Contributions of the moments to the forward-backward asymmetry

The even moments have no contribution to the asymmetry, as the even Legendre polynomials are symmetric.

The odd moments all contribute to the asymmetry. We show the contribution of each moment to the total asymmetry, and the contribution of the linear terms ($a_1$) vs the contribution of the non-linear terms ($\ell > 1$).

Figure 21-22

Integrating the Legendre series

We take the measured Legendre moments, form the Legendre series, and integrate this series over the span of 10 bins in $\cos \theta_t$. This gives us a measurement of the differential cross section in a more traditional fashion than the shape analysis afforded by measuring the Legendre moments.

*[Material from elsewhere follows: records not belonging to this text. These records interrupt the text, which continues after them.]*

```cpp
struct SideStream {
  hipStream_t s = nullptr;
  hipEvent_t ready[3] = {nullptr, nullptr, nullptr};
  hipEvent_t done[3] = {nullptr, nullptr, nullptr};
  bool done_valid[3] = {false, false, false};
  hipEvent_t f_ready = nullptr, f_done = nullptr;
  hipEvent_t f_staged = nullptr;
  hipEvent_t g_ready = nullptr, g_done[2] = {nullptr, nullptr};
  bool g_done_valid[2] = {false, false};
  int init() {
    if (s) return MMSKIN_OK;
    HIP_CHECK_RET(hipStreamCreateWithFlags(&s, hipStreamNonBlocking));
    for (int i = 0; i < 3; ++i) {
      HIP_CHECK_RET(hipEventCreateWithFlags(&ready[i], hipEventDisableTiming));
      HIP_CHECK_RET(hipEventCreateWithFlags(&done[i], hipEventDisableTiming));
    }
    HIP_CHECK_RET(hipEventCreateWithFlags(&f_ready, hipEventDisableTiming));
    HIP_CHECK_RET(hipEventCreateWithFlags(&f_done, hipEventDisableTiming));
    HIP_CHECK_RET(hipEventCreateWithFlags(&f_staged, hipEventDisableTiming));
    HIP_CHECK_RET(hipEventCreateWithFlags(&g_ready, hipEventDisableTiming));
    HIP_CHECK_RET(hipEventCreateWithFlags(&g_done[0], hipEventDisableTiming));
    HIP_CHECK_RET(hipEventCreateWithFlags(&g_done[1], hipEventDisableTiming));
    return MMSKIN_OK;
  }
  void destroy() {
    if (!s) return;
    for (int i = 0; i < 3; ++i) { (void)hipEventDestroy(ready[i]); (void)hipEventDestroy(done[i]); }
    (void)hipEventDestroy(f_ready); (void)hipEventDestroy(f_done); (void)hipEventDestroy(f_staged);
    if (g_ready) { (void)hipEventDestroy(g_ready); (void)hipEventDestroy(g_done[0]); (void)hipEventDestroy(g_done[1]); }
    (void)hipStreamDestroy(s);
    s = nullptr;
  }
};

struct PlanBase {
  Profiler prof;
  SideStream side;
  int N = 0, H = 0, W = 0, dtype = 0;
  int feat_dim = 0;
  int out_h = 1, out_w = 1;
  std::vector<TensorInfo> params, buffers;
  int64_t param_numel = 0, buffer_numel = 0;
  StageDesc* table_dev = nullptr;
  std::vector<StageDesc> table_host;
  int max_stage_elems = 0;
  size_t ws_bytes = 0;
  size_t esz() const { return dtype == 1 ? 2 : 4; }

  struct GradSegment {
    int64_t offset = 0, numel = 0;
    hipEvent_t ev_main = nullptr, ev_side = nullptr;
    bool side_valid = false;
  };
  std::vector<GradSegment> segments;
  int segment_done(int i, hipStream_t st, bool use_side) {
    GradSegment& g = segments[i];
    if (!g.ev_main) {
      HIP_CHECK_RET(hipEventCreateWithFlags(&g.ev_main, hipEventDisableTiming));
      HIP_CHECK_RET(hipEventCreateWithFlags(&g.ev_side, hipEventDisableTiming));
    }
    HIP_CHECK_RET(hipEventRecord(g.ev_main, st));
    g.side_valid = use_side;
    if (use_side) HIP_CHECK_RET(hipEventRecord(g.ev_side, side.s));
    return MMSKIN_OK;
  }
  int segment_wait(int i, hipStream_t waiter) {
    GradSegment& g = segments[i];
    if (!g.ev_main) return MMSKIN_ERR_ARG;
    HIP_CHECK_RET(hipStreamWaitEvent(waiter, g.ev_main, 0));
    if (g.side_valid) HIP_CHECK_RET(hipStreamWaitEvent(waiter, g.ev_side, 0));
    return MMSKIN_OK;
  }

  virtual ~PlanBase() {
    if (table_dev) (void)hipFree(table_dev);
    for (GradSegment& g : segments)
      if (g.ev_main) { (void)hipEventDestroy(g.ev_main); (void)hipEventDestroy(g.ev_side); }
    side.destroy();
  }
  virtual int forward(const void* image, const float* norm6, const float* params, float* buffers, unsigned char* ws,
                      float* features, bool training, hipStream_t st) = 0;
  virtual int backward(const float* dfeat, const float* params, unsigned char* ws, float* grads, hipStream_t st) = 0;
  bool keep_raw_eval = false;
  bool reuse_staged = false;
  const void* staged_eval_ws = nullptr;
  virtual int last_conv_shape(int*, int*, int*) const { return MMSKIN_ERR_UNSUPPORTED; }
  virtual int last_conv_export(const unsigned char*, float*, hipStream_t) { return MMSKIN_ERR_UNSUPPORTED; }
  virtual int last_conv_grad(const float*, const unsigned char*, float*, hipStream_t) { return MMSKIN_ERR_UNSUPPORTED; }
  virtual int set_pointer(const char*, const void*) { return MMSKIN_ERR_UNSUPPORTED; }
  virtual int num_units() const { return 0; }
  virtual int unit_info(int, std::string*, int64_t*) const { return MMSKIN_ERR_UNSUPPORTED; }

  int ensure_table() {
    if (table_dev) return MMSKIN_OK;
    HIP_CHECK_RET(hipMalloc((void**)&table_dev, table_host.size() * sizeof(StageDesc)));
    HIP_CHECK_RET(hipMemcpy(table_dev, table_host.data(), table_host.size() * sizeof(StageDesc),
                            hipMemcpyHostToDevice));
    return MMSKIN_OK;
  }
};

static inline int64_t add_tensor(std::vector<TensorInfo>& v, int64_t& total, const std::string& name,
                                 std::initializer_list<int64_t> shape) {
  TensorInfo t;
  t.name = name;
  t.offset = total;
  t.ndim = (int)shape.size();
  t.numel = 1;
  int i = 0;
  for (int64_t d : shape) { t.shape[i++] = d; t.numel *= d; }
  for (; i < 4; ++i) t.shape[i] = 1;
  total += t.numel;
  v.push_back(t);
  return t.offset;
}

struct BNRef {
  int64_t g_off, b_off, rm_off, rv_off;
};

static inline BNRef add_bn(PlanBase& p, const std::string& name, int C) {
  BNRef r;
  r.g_off = add_tensor(p.params, p.param_numel, name + ".weight", {C});
  r.b_off = add_tensor(p.params, p.param_numel, name + ".bias", {C});
  r.rm_off = add_tensor(p.buffers, p.buffer_numel, name + ".running_mean", {C});
  r.rv_off = add_tensor(p.buffers, p.buffer_numel, name + ".running_var", {C});
  return r;
}

static inline size_t carve(size_t& cursor, size_t bytes) {
  size_t o = cursor;
  cursor = align_up(cursor + bytes, 256);
  return o;
}

#define PROF(cls_, flops_, bytes_, call_)                      \
  do {                                                        \
    p.prof.begin((cls_), st);                                 \
    rc = (call_);                                             \
    p.prof.end(st);                                           \
    if (p.prof.on) { p.prof.flops[(cls_)] += (flops_); p.prof.bytes[(cls_)] += (bytes_); } \
    if (rc) return rc;                                        \
  } while (0)

static inline double conv_flops(const ConvShape& s) {
  return 2.0 * s.N * s.OH() * s.OW() * (double)s.Cout * s.Cin * s.kh * s.kw;
}
static inline double conv_bytes(const ConvShape& s, size_t es, int extra_in_shaped = 0) {
  double in = (double)s.N * s.H * s.W * s.Cin, out = (double)s.N * s.OH() * s.OW() * s.Cout;
  return (in * (1 + extra_in_shaped) + out) * es + (double)s.Cout * s.Cin * s.kh * s.kw * es;
}

PlanBase* make_resnet_plan(int arch, int N, int H, int W, int dtype, int* rc);
PlanBase* make_densenet_plan(int N, int H, int W, int dtype, bool feature_map, int* rc);
PlanBase* make_vgg_plan(int N, int H, int W, int dtype, int* rc);
PlanBase* make_mobilenet_plan(int N, int H, int W, int dtype, int* rc);
PlanBase* make_efficientnet_plan(int variant, int N, int H, int W, int dtype, int* rc);
```

multimodal-model-skin-lesion-classifier_amd/csrc/wgrad.hip:

```cpp
#include <stdlib.h>

#include "conv.h"
#include "ops.h"

template <typename T> struct WG;
template <> struct WG<bf16_t> { static constexpr int MS = 32; };
template <> struct WG<float> { static constexpr int MS = 16; };

template <typename T, int PITCH> __device__ __forceinline__ int wg_swz(int row) {
  if constexpr (sizeof(T) == 4) {
    return (row & 1) << 2;
  } else if constexpr (PITCH % 256 == 0) {
    return ((row & 3) | (((row >> 3) & 1) << 2)) << 1;
  } else {
    return (((row >> 1) & 1) | (((row >> 3) & 1) << 1)) << 1;
  }
}

__device__ uint4 g_wzero_page[16];

__device__ __forceinline__ uint2 lds_read_tr16_b64(const unsigned char* p) {
  s16x4_t v = __builtin_amdgcn_ds_read_tr16_b64_v4i16(
      (__attribute__((address_space(3))) s16x4_t*)(p));
  return __builtin_bit_cast(uint2, v);
}

template <typename T, int BO, int BKK, int MS>
__device__ __forceinline__ void wg_compute(const unsigned char* Xb, const unsigned char* Yb,
                                           f32x4_t (&acc)[BKK / 32][BO / 32], int wo, int wk, int l15, int g) {
  constexpr int PX = BO * (int)sizeof(T), PY = BKK * (int)sizeof(T);
  constexpr int FO = BO / 32, FK = BKK / 32;
  if constexpr (sizeof(T) == 2) {
      const int q = l15 >> 2, pp = l15 & 3;
#pragma unroll
      for (int ks = 0; ks < MS / 32; ++ks) {
        uint4 fx[FO], fy[FK];
        const int r0 = 32 * ks + 8 * g + q, r1 = r0 + 4;
#pragma unroll
        for (int j = 0; j < FO; ++j) {
          int colb = (wo * (BO / 2) + j * 16 + 4 * pp) * 2;
          uint2 lo = lds_read_tr16_b64(Xb + r0 * PX + (((colb >> 4) ^ wg_swz<T, PX>(r0)) << 4) + (colb & 15));
          uint2 hi = lds_read_tr16_b64(Xb + r1 * PX + (((colb >> 4) ^ wg_swz<T, PX>(r1)) << 4) + (colb & 15));
          fx[j] = make_uint4(lo.x, lo.y, hi.x, hi.y);
        }
#pragma unroll
        for (int i = 0; i < FK; ++i) {
          int colb = (wk * (BKK / 2) + i * 16 + 4 * pp) * 2;
          uint2 lo = lds_read_tr16_b64(Yb + r0 * PY + (((colb >> 4) ^ wg_swz<T, PY>(r0)) << 4) + (colb & 15));
          uint2 hi = lds_read_tr16_b64(Yb + r1 * PY + (((colb >> 4) ^ wg_swz<T, PY>(r1)) << 4) + (colb & 15));
          fy[i] = make_uint4(lo.x, lo.y, hi.x, hi.y);
        }
#pragma unroll
        for (int i = 0; i < FK; ++i)
#pragma unroll
          for (int j = 0; j < FO; ++j)
            acc[i][j] = __builtin_amdgcn_mfma_f32_16x16x32_bf16(__builtin_bit_cast(bf16x8_t, fy[i]),
                                                                __builtin_bit_cast(bf16x8_t, fx[j]), acc[i][j], 0, 0, 0);
      }
    } else {
#pragma unroll
      for (int ks = 0; ks < MS / 4; ++ks) {
        const int row = 4 * ks + g;
        float fx[FO], fy[FK];
#pragma unroll
        for (int j = 0; j < FO; ++j) {
          int col = wo * (BO / 2) + j * 16 + l15;
          fx[j] = *reinterpret_cast<const float*>(Xb + row * PX + ((((col >> 2) ^ wg_swz<T, PX>(row)) << 4) | ((col & 3) << 2)));
        }
#pragma unroll
        for (int i = 0; i < FK; ++i) {
          int col = wk * (BKK / 2) + i * 16 + l15;
          fy[i] = *reinterpret_cast<const float*>(Yb + row * PY + ((((col >> 2) ^ wg_swz<T, PY>(row)) << 4) | ((col & 3) << 2)));
        }
#pragma unroll
        for (int i = 0; i < FK; ++i)
#pragma unroll
          for (int j = 0; j < FO; ++j)
            acc[i][j] = __builtin_amdgcn_mfma_f32_16x16x4f32(fy[i], fx[j], acc[i][j], 0, 0, 0);
      }
    }
}

template <typename T, int BO, int BKK, int MSF, int PF, bool S1 = false>
__global__ __launch_bounds__(256, 2) void wgrad_kernel(const WgradArgs p) {
  constexpr int EPC = DT<T>::EPC, MS = WG<T>::MS * MSF;
  constexpr int PX = BO * (int)sizeof(T), PY = BKK * (int)sizeof(T);
  constexpr int X_BYTES = MS * PX, Y_BYTES = MS * PY;
  constexpr int CPR_X = BO / EPC, CPR_Y = BKK / EPC;
  constexpr int NX = MS * CPR_X / 256 > 0 ? MS * CPR_X / 256 : 1;
  constexpr int NY = MS * CPR_Y / 256 > 0 ? MS * CPR_Y / 256 : 1;
  static_assert(MS * CPR_X % 256 == 0 && MS * CPR_Y % 256 == 0, "tile/thread mismatch");
  constexpr int FO = BO / 32, FK = BKK / 32;
  __shared__ __attribute__((aligned(16))) unsigned char smem[2 * (X_BYTES + Y_BYTES)];
  unsigned char* Xs = smem;
  unsigned char* Ys = smem + 2 * X_BYTES;

  const int tid = threadIdx.x;
  int tile = xcd_remap(blockIdx.x, gridDim.x);
  const int kb = tile % p.nblk_k; tile /= p.nblk_k;
  const int ob = tile % p.nblk_o;
  const int split = tile / p.nblk_o;
  const int o0 = ob * BO, k0 = kb * BKK;
  const int m_begin = split * p.m_per_split;
  const int m_end = min(p.M, m_begin + p.m_per_split);

  int x_row[NX], x_ch[NX];
#pragma unroll
  for (int i = 0; i < NX; ++i) { int idx = tid + 256 * i; x_row[i] = idx / CPR_X; x_ch[i] = idx - x_row[i] * CPR_X; }
  int y_row[NY], y_ch[NY], y_c[NY], y_oy[NY], y_ox[NY], y_img[NY], y_dy[NY], y_dx[NY];
  const int ohw = p.OH * p.OW;
#pragma unroll
  for (int i = 0; i < NY; ++i) {
    int idx = tid + 256 * i;
    y_row[i] = idx / CPR_Y; y_ch[i] = idx - y_row[i] * CPR_Y;
    int kidx = k0 + y_ch[i] * EPC;
    int tap = kidx / p.C;
    y_c[i] = kidx - tap * p.C;
    y_dy[i] = p.offy[tap]; y_dx[i] = p.offx[tap];
    int m = m_begin + y_row[i];
    int img = m / ohw, rem = m - img * ohw;
    y_img[i] = img; y_oy[i] = rem / p.OW; y_ox[i] = rem - y_oy[i] * p.OW;
  }
  const unsigned char* dy_b = reinterpret_cast<const unsigned char*>(p.dy);
  const unsigned char* in_b = reinterpret_cast<const unsigned char*>(p.in);

  static_assert(NX <= 4 && NY <= 4 && NX != 3 && NY != 3, "staging registers are written out for 1, 2 or 4 chunks per thread");
  const u32x4_t z4 = {0, 0, 0, 0};
  u32x4_t rxA0 = z4, rxA1 = z4, rxA2 = z4, rxA3 = z4, ryA0 = z4, ryA1 = z4, ryA2 = z4, ryA3 = z4;
#ifdef MMSKIN_ABLATE
  const int abl = p.ablate;
#else
  constexpr int abl = 0;
#endif
  int m_stage = m_begin;
  const unsigned char* zero_page = reinterpret_cast<const unsigned char*>(g_wzero_page);
  const int OWr = p.OW, OHr = p.OH;
  const int inv_ow = (65536 + OWr - 1) / OWr, inv_oh = (65536 + OHr - 1) / OHr;

#define LOAD_X(i, R)                                                                                   \
  {                                                                                                    \
    const int m = m_stage + x_row[i];                                                                  \
    const unsigned char* src = dy_b + ((size_t)m * p.Cout + o0 + x_ch[i] * EPC) * sizeof(T);           \
    R = *reinterpret_cast<const u32x4_t*>(m < m_end ? src : zero_page);                                \
  }
#define LOAD_Y(i, R)                                                                                   \
  { if constexpr (S1) {                                                                                \
    const int m = m_stage + y_row[i];                                                                  \
    const unsigned char* src = in_b + ((int64_t)m * p.Cpitch + y_c[i]) * (int)sizeof(T);               \
    R = *reinterpret_cast<const u32x4_t*>(m < m_end ? src : zero_page);                                \
  } else {                                                                                             \
    const int m = m_stage + y_row[i];                                                                  \
    const int iy = y_oy[i] * p.Sy + y_dy[i], ix = y_ox[i] * p.Sx + y_dx[i];                            \
    const bool ok = m < m_end && (unsigned)iy < (unsigned)p.IH && (unsigned)ix < (unsigned)p.IW;       \
    const unsigned char* src =                                                                         \
        in_b + ((int64_t)((y_img[i] * p.IH + iy) * p.IW + ix) * p.Cpitch + y_c[i]) * (int)sizeof(T);   \
    R = *reinterpret_cast<const u32x4_t*>(ok ? src : zero_page);                                       \
                                                    \
    int nx = y_ox[i] + MS;                                                                             \
    const int qy = (nx * inv_ow) >> 16;                                                                \
    nx -= qy * OWr;                                                                                    \
    const int ny = y_oy[i] + qy;                                                                       \
    const int qi = (ny * inv_oh) >> 16;                                                                \
    y_ox[i] = nx; y_oy[i] = ny - qi * OHr; y_img[i] += qi;                                             \
  } }
#define LOAD_STAGE(S)                                                                                  \
  do {                                                                                                 \
    if (!(abl & 1)) { LOAD_X(0, rx##S##0) if constexpr (NX > 1) LOAD_X(1 % NX, rx##S##1)               \
    if constexpr (NX > 2) { LOAD_X(2 % NX, rx##S##2) LOAD_X(3 % NX, rx##S##3) } }                      \
    if (!(abl & 2)) { LOAD_Y(0, ry##S##0) if constexpr (NY > 1) LOAD_Y(1 % NY, ry##S##1)               \
    if constexpr (NY > 2) { LOAD_Y(2 % NY, ry##S##2) LOAD_Y(3 % NY, ry##S##3) } }                      \
    m_stage += MS;                                                                                     \
  } while (0)
#define ST_X(buf, i, R) *reinterpret_cast<u32x4_t*>(Xs + (buf) * X_BYTES + x_row[i] * PX + ((x_ch[i] ^ wg_swz<T, PX>(x_row[i])) << 4)) = R;
#define ST_Y(buf, i, R) *reinterpret_cast<u32x4_t*>(Ys + (buf) * Y_BYTES + y_row[i] * PY + ((y_ch[i] ^ wg_swz<T, PY>(y_row[i])) << 4)) = R;
#define STORE_STAGE(buf, S)                                                                            \
  if (!(abl & 16)) do {                                                                                \
    ST_X(buf, 0, rx##S##0) if constexpr (NX > 1) ST_X(buf, 1 % NX, rx##S##1)                           \
    if constexpr (NX > 2) { ST_X(buf, 2 % NX, rx##S##2) ST_X(buf, 3 % NX, rx##S##3) }                  \
    ST_Y(buf, 0, ry##S##0) if constexpr (NY > 1) ST_Y(buf, 1 % NY, ry##S##1)                           \
    if constexpr (NY > 2) { ST_Y(buf, 2 % NY, ry##S##2) ST_Y(buf, 3 % NY, ry##S##3) }                  \
  } while (0)

  const int wid = tid >> 6, lane = tid & 63, l15 = lane & 15, g = lane >> 4;
  const int wo = wid >> 1, wk = wid & 1;
  f32x4_t acc[FK][FO];
#pragma unroll
  for (int i = 0; i < FK; ++i)
#pragma unroll
    for (int j = 0; j < FO; ++j) acc[i][j] = f32x4_t{0.f, 0.f, 0.f, 0.f};

  const int nstage = (m_end - m_begin + MS - 1) / MS;
  static_assert(PF == 1, "prefetch depth");
  if (nstage > 0) { LOAD_STAGE(A); STORE_STAGE(0, A); }
  __syncthreads();
  for (int s = 0; s < nstage; ++s) {
    const int cur = s & 1;
    if (s + 1 < nstage) LOAD_STAGE(A);
    if (!(abl & 4)) wg_compute<T, BO, BKK, MS>(Xs + cur * X_BYTES, Ys + cur * Y_BYTES, acc, wo, wk, l15, g);
    if (s + 1 < nstage) STORE_STAGE(cur ^ 1, A);
    __syncthreads();
  }

  float* slab = p.slab + (size_t)split * p.Cout * p.Ktot;
  if (abl & 8) return;
#pragma unroll
  for (int i = 0; i < FK; ++i)
#pragma unroll
    for (int j = 0; j < FO; ++j) {
      int cout = o0 + wo * (BO / 2) + j * 16 + l15;
      int kidx = k0 + wk * (BKK / 2) + i * 16 + g * 4;
      *reinterpret_cast<float4*>(slab + (size_t)cout * p.Ktot + kidx) =
          make_float4(acc[i][j][0], acc[i][j][1], acc[i][j][2], acc[i][j][3]);
    }
}
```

We also subtract the predicted cross section from the measured cross section, and plot a line corresponding to the anomalous first moment.

Figure 23-24
Table 4
CDF Run II Preliminary, 9.4/fb: Integral of the Legendre series over the bins, normalized to an integral of 1
Bin edges Cross section NLO (QCD+EWK)
$-1.0$ -- $-0.8$ $0.085 \pm 0.010$ ${0.106}_{-0.001}^{-0.002}$
$-0.8$ -- $-0.6$ $0.079 \pm 0.008$ ${0.096}_{-0.002}^{-0.004}$
$-0.6$ -- $-0.4$ $0.078 \pm 0.005$ ${0.090}_{-0.002}^{-0.004}$
$-0.4$ -- $-0.2$ $0.079 \pm 0.004$ ${0.087}_{-0.002}^{-0.003}$
$-0.2$ -- $ 0.0$ $0.084 \pm 0.002$ ${0.086}_{-0.001}^{-0.003}$
$ 0.0$ -- $ 0.2$ $0.091 \pm 0.002$ ${0.089}_{-0.001}^{-0.002}$
$ 0.2$ -- $ 0.4$ $0.101 \pm 0.004$ ${0.094}_{-0.000}^{-0.000}$
$ 0.4$ -- $ 0.6$ $0.114 \pm 0.005$ ${0.102}_{+0.001}^{+0.002}$
$ 0.6$ -- $ 0.8$ $0.132 \pm 0.008$ ${0.115}_{+0.003}^{+0.005}$
$ 0.8$ -- $ 1.0$ $0.158 \pm 0.010$ ${0.136}_{+0.006}^{+0.011}$

Assume values for some moments

Since all the moments with $\ell \geq 2$ are in agreement with the Standard Model prediction, we can improve our estimate of the first moment by making an additional assumption. We introduce the assumption that the NLO SM prediction (PRD 86 034026), with the scale uncertainties, is correct for the moments with $\ell \geq 2$, and combine this assumption with our measurement using the BLUE method. We obtain a new estimate of $a_1$ with an improvement in precision of approximately 10%.